By Chris Finnie
Special to Calbuzz
Calbuzz recently highlighted a link to Talking Points Memo, headlined “Meg Whitman Copies Obama Playbook,” in which writer Christina Bellantoni argues that eMeg’s $150 million campaign for governor is effectively cloning the president’s 2008 operation.
Sorry boys, but Christina’s clueless.
Whitman may be trying to duplicate some of the tactics of Obama’s game plan – appealing to Latino voters in Spanish, targeting young professionals and spending a lot of money (none of it, notably, raised from the grassroots as Obama’s was).
But like so many other politicians before her, she is missing the essence of the matter: she doesn’t have an emotional connection to voters. And that makes all the difference
Where’s the passion?
Before Obama, the new Internet Age, from-the- ground-up campaign was pioneered by Howard Dean’s 2004 presidential race. Political pundits were agog at his online organizing and fundraising; suddenly every candidate wanted Meetup groups and web organizing tools.
But they were often disappointed with the results, because they mistook the map for the territory.
I volunteered with both the 2004 Dean campaign and the 2008 Obama campaign. In both, many of the volunteers felt passionate about the candidate and connected with the other volunteers we worked with. Both campaigns did a great job of fostering those connections. And they persist to this day.
The Obama campaign did a masterful job of using technology, not as an end in itself, but to harness and organize this grassroots fervor. When I worked phone banks in Boulder Creek, California, the communication from Chicago was always quick and seamless. And the personal acknowledgements to volunteers were frequent and effective.
California Rep. Maxine Waters, D-L.A., highlighted this point at the state Democratic convention in April. Speaking to grassroots activists at the annual “Red to Blue” fundraising dinner to support Democratic candidates in Republican strongholds in California, Waters said campaign strategy is too often all about money, specifically the money that campaign consultants make on media buys.
She said that as long as the primary way consultants make money is by buying media, candidates will be increasingly distant from voters, and office holders isolated from the people they represent.
Harkening back to the days of real town hall meetings, Waters spoke of the passion generated when candidates meet in storefronts with local volunteers who walk and phone for them – not as a staged media event, but as a central part of their campaigns.
What Whitman lacks
Meg Whitman may have as many paid staff members on her communications team as the Obama campaign fielded in all 50 states. But I doubt she’ll attract many people to sit in a neighbor’s living room and make phone calls to support her.
She will continue to burn through vast amounts of money on media buys but never achieve the grassroots support Obama was able to mobilize.
She will not have anyone like the woman in Florida who rented an office and recruited volunteers, then presented the whole thing to the Obama campaign when they finally made it to her state.

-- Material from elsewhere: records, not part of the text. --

@@ -243,7 +245,8 @@
         if (n >= p.N) continue;
         float v = acc[mi][ni][r] * f;
         float* dst = cb + (long long)m * p.ldc + n;
-        if (p.accumulate) v += *dst;
+        if (ab) v += ab[(long long)m * p.ldadd + n];
+        else if (p.accumulate) v += *dst;
         *dst = v;
         vmax = fmaxf(vmax, fabsf(v));
       }
@@ -274,7 +277,7 @@
   }
 }
 
-DCN_KNOB(g_gemm3, "Gemm3", 1, "gemm3.hip: the co-attention products on pre-split operands (0 = implicit-GEMM / weight-gradient tiles; + 256 * v = schedule variant v; + 16 * bits = timing ablations, results WRONG)",
+DCN_KNOB(g_gemm3, "Gemm3", 1, "gemm3.hip: the co-attention products on pre-split operands (0 = implicit-GEMM / weight-gradient tiles; + 256 * v = schedule variant v; + 16 * bits = timing ablations, results WRONG; + 2: dcn_coattn_bwd_add on the two-product backward)",
          nullptr, "-DG3_ABL=1", G3_ABL != 0, [](int v) { return (v & 0xF0) != 0; });
 DCN_KNOB(g_gemm3_h1, "H1gemm3", 1, "gemm3.hip: one f16 piece per operand in the bf16 precision modes (0 = both pieces, fp32-accurate co-attention)");
 
@@ -297,6 +300,7 @@
 
 int gemm3_variant() { const int v = g_gemm3 >> 8; return (v == 1 || v == 2) ? v : 0; }
 extern "C" int dcn_gemm3_variant() { return gemm3_variant(); }
+bool gemm3_two_product_bwd() { return (g_gemm3 & 2) != 0; }
 
 bool gemm3_applicable(int M, int N, int K, int batch) {
   return g_gemm3 && (igemm_precision() == 4 || igemm_precision() == 2) && M >= 512 && N >= 256 && K >= 64 && batch >= 1;
@@ -315,7 +319,7 @@
 int gemm3_launch(const float* A, int lda, long long a_bs, int at, const float* B, int ldb, long long b_bs, int bt,
                  float* C, int ldc, long long c_bs, const float* row_scale, long long rs_bs,
                  int M, int N, int K, int batch, int accumulate, const unsigned* amax_a, const unsigned* amax_b, hipStream_t stream,
-                 unsigned* amax_out) {
+                 unsigned* amax_out, const float* addend, int ldadd, long long add_bs) {
   DCN_CHECK_ARG(A && B && C && amax_a && amax_b, "gemm3: null pointer");
   DCN_CHECK_ARG(lda % 4 == 0 && ldb % 4 == 0 && a_bs % 4 == 0 && b_bs % 4 == 0 && (((uintptr_t)A | (uintptr_t)B) & 15) == 0, "gemm3: 16-byte rows");
   G3Params p{};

The Whitman campaign may boast of having volunteers, but they’re little more than a prop. The plain fact is that there is no space in her corporate-style marketing campaign for personal communication or authentic interactions with the candidate. Heck, she won’t even talk to the media. As Rep. Waters told us, this approach will increasingly isolate her from the people she needs to reach.
Whitman also will not gain that support because California voters simply don’t like her. Not even the Republicans, which the Field Poll numbers show clearly.

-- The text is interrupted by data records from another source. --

## Move landmark Dinv computation into a grid-parallel kernel before Schur

Replaces the single-CTA compute_dinv, which ran in the last-arriving block after the chi reduction and after each trial, with a separate grid-wide kernel launched before schur_mma. The work is spread across many CTAs instead of one serial block at the end of the reduction. It also adds a min-blocks hint of 2 to pose_rows_kernel's launch bounds. The trade is one more kernel launch per LM repetition. There is also a risk: when a trial is rejected and lambda changes, Dinv is now only recomputed on the next launch_rep, not right after the trial, so the retry path must rebuild it correctly.

```diff
diff --git a/stella_vslam_b200/csrc/lba_kernels.cu b/stella_vslam_b200/csrc/lba_kernels.cu
--- a/stella_vslam_b200/csrc/lba_kernels.cu
+++ b/stella_vslam_b200/csrc/lba_kernels.cu
@@ -478,27 +478,30 @@
     return s;
 }
 
-__device__ void compute_dinv(const WinDev& W, double lambda) {
-    const int Lf = W.Lf;
+constexpr int kDinvThreads = 256;
+__global__ void __launch_bounds__(kDinvThreads) landmark_dinv_kernel(const WinDev* __restrict__ wins) {
+    const WinDev& W = wins[blockIdx.y];
+    const LmCtl* __restrict__ ctl = W.ctl;
+    const int Lf = W.Lf, lc = blockIdx.x * kDinvThreads + threadIdx.x;
+    if (lc >= Lf || !ctl->outer_go) return;
+    const double lambda = ctl->lambda;
     const double* __restrict__ Hll = W.Hll;
     double* __restrict__ Dinv = W.Dinv;
-    for (int lc = threadIdx.x; lc < Lf; lc += blockDim.x) {
-        const double A0 = __ldcg(Hll + lc) + lambda, A1 = __ldcg(Hll + (size_t)Lf + lc), A2 = __ldcg(Hll + (size_t)2 * Lf + lc);
-        const double A4 = __ldcg(Hll + (size_t)3 * Lf + lc) + lambda, A5 = __ldcg(Hll + (size_t)4 * Lf + lc), A8 = __ldcg(Hll + (size_t)5 * Lf + lc) + lambda;
-        const double c0 = A4 * A8 - A5 * A5, c1 = A5 * A2 - A1 * A8, c2 = A1 * A5 - A4 * A2;
-        const double det = A0 * c0 + A1 * c1 + A2 * c2;
-        if (det == 0.0 || !isfinite(det)) {
-            *W.fail = 1;
-            continue;
-        }
-        const double id = 1.0 / det;
-        Dinv[lc] = c0 * id;
-        Dinv[(size_t)Lf + lc] = c1 * id;
-        Dinv[(size_t)2 * Lf + lc] = c2 * id;
-        Dinv[(size_t)3 * Lf + lc] = (A0 * A8 - A2 * A2) * id;
-        Dinv[(size_t)4 * Lf + lc] = (A1 * A2 - A0 * A5) * id;
-        Dinv[(size_t)5 * Lf + lc] = (A0 * A4 - A1 * A1) * id;
-    }
+    const double A0 = Hll[lc] + lambda, A1 = Hll[(size_t)Lf + lc], A2 = Hll[(size_t)2 * Lf + lc];
+    const double A4 = Hll[(size_t)3 * Lf + lc] + lambda, A5 = Hll[(size_t)4 * Lf + lc], A8 = Hll[(size_t)5 * Lf + lc] + lambda;
+    const double c0 = A4 * A8 - A5 * A5, c1 = A5 * A2 - A1 * A8, c2 = A1 * A5 - A4 * A2;
+    const double det = A0 * c0 + A1 * c1 + A2 * c2;
+    if (det == 0.0 || !isfinite(det)) {
+        *W.fail = 1;
+        return;
+    }
+    const double id = 1.0 / det;
+    Dinv[lc] = c0 * id;
+    Dinv[(size_t)Lf + lc] = c1 * id;
+    Dinv[(size_t)2 * Lf + lc] = c2 * id;
+    Dinv[(size_t)3 * Lf + lc] = (A0 * A8 - A2 * A2) * id;
+    Dinv[(size_t)4 * Lf + lc] = (A1 * A2 - A0 * A5) * id;
+    Dinv[(size_t)5 * Lf + lc] = (A0 * A4 - A1 * A1) * id;
 }
 
 __global__ void lm_round_begin_kernel(const WinDev* __restrict__ wins, int n_windows, int iterations, int round, double gain_thr) {
@@ -547,8 +550,6 @@
         c->need_build = 0;
         *W.fail = 0;
     }
-    __syncthreads();
-    compute_dinv(W, c->lambda);
 }
 
 __device__ void lm_after_trial(const WinDev& W, double* stage) {
@@ -557,7 +558,6 @@
     const bool ok2 = __ldcg(r_result) != 0.0;
     const double chi_sum = ordered_sum(W.r_chi, W.lbc, stage);
     const double scale_sum = ordered_sum(W.r_scale, W.lbc, stage);
-    __shared__ int s_again;
     if (threadIdx.x == 0) {
         c->trials += 1;
         const double temp_chi = ok2 ? chi_sum : 1.7976931348623157e308;
@@ -581,7 +581,6 @@
         if (!broke) c->qmax++;
         c->rho = rho;
         const bool again = !broke && rho < 0 && c->qmax < 10 && !lm_aborted(c);
-        s_again = again ? 1 : 0;
         *W.fail = 0;
         if (!again) {
             if (c->qmax == 10 || rho == 0 || !isfinite(c->lambda)) c->ok = 0;
@@ -601,8 +600,6 @@
             c->outer_go = (c->it < c->iterations && !lm_aborted(c) && c->ok) ? 1 : 0;
         }
     }
-    __syncthreads();
-    if (s_again) compute_dinv(W, c->lambda);
 }
 
 __device__ __forceinline__ bool last_cta_arrives(int* ticket, int n_ctas, int* smem_flag) {
@@ -743,7 +740,7 @@
 }
 
 constexpr int kRowThreads = 256;
-__global__ void __launch_bounds__(kRowThreads) pose_rows_kernel(const WinDev* __restrict__ wins) {
+__global__ void __launch_bounds__(kRowThreads, 2) pose_rows_kernel(const WinDev* __restrict__ wins) {
     const WinDev& W = wins[blockIdx.y];
     const LmCtl* ctl = W.ctl;
     if (!(ctl->outer_go && ctl->need_build)) return;
@@ -1901,7 +1898,7 @@
         std::vector<int> pose_col, pt_col;
     };
     std::vector<HostWin> hw(nw);
-    int maxE = 1, maxL = 1, maxKf = 1, maxK = 1, max_n = 0, max_lbc = 1, max_blocks = 1, max_chunk_warps = 1;
+    int maxE = 1, maxL = 1, max_Lf = 1, maxKf = 1, maxK = 1, max_n = 0, max_lbc = 1, max_blocks = 1, max_chunk_warps = 1;
     std::vector<int> deg;
     for (int x = 0; x < nw; ++x) {
         const b200_lba_problem_t& P = Ps[act[x]];
@@ -1932,7 +1929,7 @@
         h.n_chunks_bound = (int)(h.n_pairs / kSchurChunk) + h.n_blocks + 1;
         max_blocks = std::max(max_blocks, h.n_blocks);
         max_chunk_warps = std::max(max_chunk_warps, h.n_chunks_bound + h.n_blocks);
-        maxE = std::max(maxE, h.E); maxL = std::max(maxL, h.L); maxKf = std::max(maxKf, h.Kf); maxK = std::max(maxK, h.K);
+        maxE = std::max(maxE, h.E); maxL = std::max(maxL, h.L); max_Lf = std::max(max_Lf, h.Lf); maxKf = std::max(maxKf, h.Kf); maxK = std::max(maxK, h.K);
         max_n = std::max(max_n, h.n); max_lbc = std::max(max_lbc, h.lbc);
     }
     std::vector<WinOff> wo(nw);
@@ -2111,6 +2108,7 @@
         if ((rcm = mark(1))) return rcm;
         pose_rows_kernel<<<dim3(maxKf, nw), kRowThreads, 0, st>>>(wins);
         if ((rcm = mark(2))) return rcm;
+        landmark_dinv_kernel<<<dim3(ceil_div(max_Lf, kDinvThreads), nw), kDinvThreads, 0, st>>>(wins);
         schur_mma_kernel<<<dim3(ceil_div(max_chunk_warps, 4), nw), 128, 4 * kSmmaWarpDoubles * sizeof(double), st>>>(wins);
         if ((rcm = mark(3))) return rcm;
         if (large) {
@@ -2140,7 +2138,7 @@
         if ((rcm = mark(4))) return rcm;
         backsub_kernel<<<dim3(max_lbc, nw), 128, 0, st>>>(wins);
         if ((rcm = mark(5))) return rcm;
-        launches += 5;
+        launches += 6;
         return B200_OK;
     };
     auto fetch_issue = [&](int b) -> int {
```

Measured after the change: 10280 (median of 6 runs). No clear change (+1.7%).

Sure, they’re willing to let her try to buy the election; the party is grateful that she’s spending her money, and not theirs. But she doesn’t have a message that grabs anybody and nearly all of what she’s proposing has been tried by Schwarzenegger and hasn’t worked.
Most importantly, she has no emotional connection to voters.
Unfortunately for us Democrats, Jerry Brown’s campaign has been nearly as lackadaisical in building grassroots support, and is just beginning to reach out to volunteers.
John Laird = Obama Playbook
As Brown begins to do this, he would be well advised to look to the effort of former Assemblyman John Laird, who’s running in the special election race for the coastal 15th state Senate district.
Laird has volunteers setting up phone banks for him on their own all over the state. Community groups that came together through Organizing for America groups are making calls, as are statewide volunteers from Democracy for America.
Groups all over the state are organizing themselves, or working as a group to support Laird’s bid, because they feel passionately about his progressive ideas and having him in the Senate to enact them.
Republican Assemblyman Sam Blakeslee may have more money, with millions from big oil and insurance companies, and a big assist from Whitman, but Laird has the sort of people-powered campaign every politician should hope for.
Chris Finnie sits on the Santa Cruz County Democratic Central Committee, serves as a delegate to the California Democratic Party, and is a member of the CDP Organizational Development Committee. She became a political activist in the Howard Dean campaign in 2004 and has since served on campaign staffs with Cegelis for Congress and McNerney for Congress. She also volunteered in the Obama campaign in 2008, and has acted as a volunteer consultant with several other campaigns. She ran for chair of the California Democratic Party in 2009 as what Calbuzz called the “bran muffin” candidate. In her spare time, Chris works as a freelance marketing copywriter.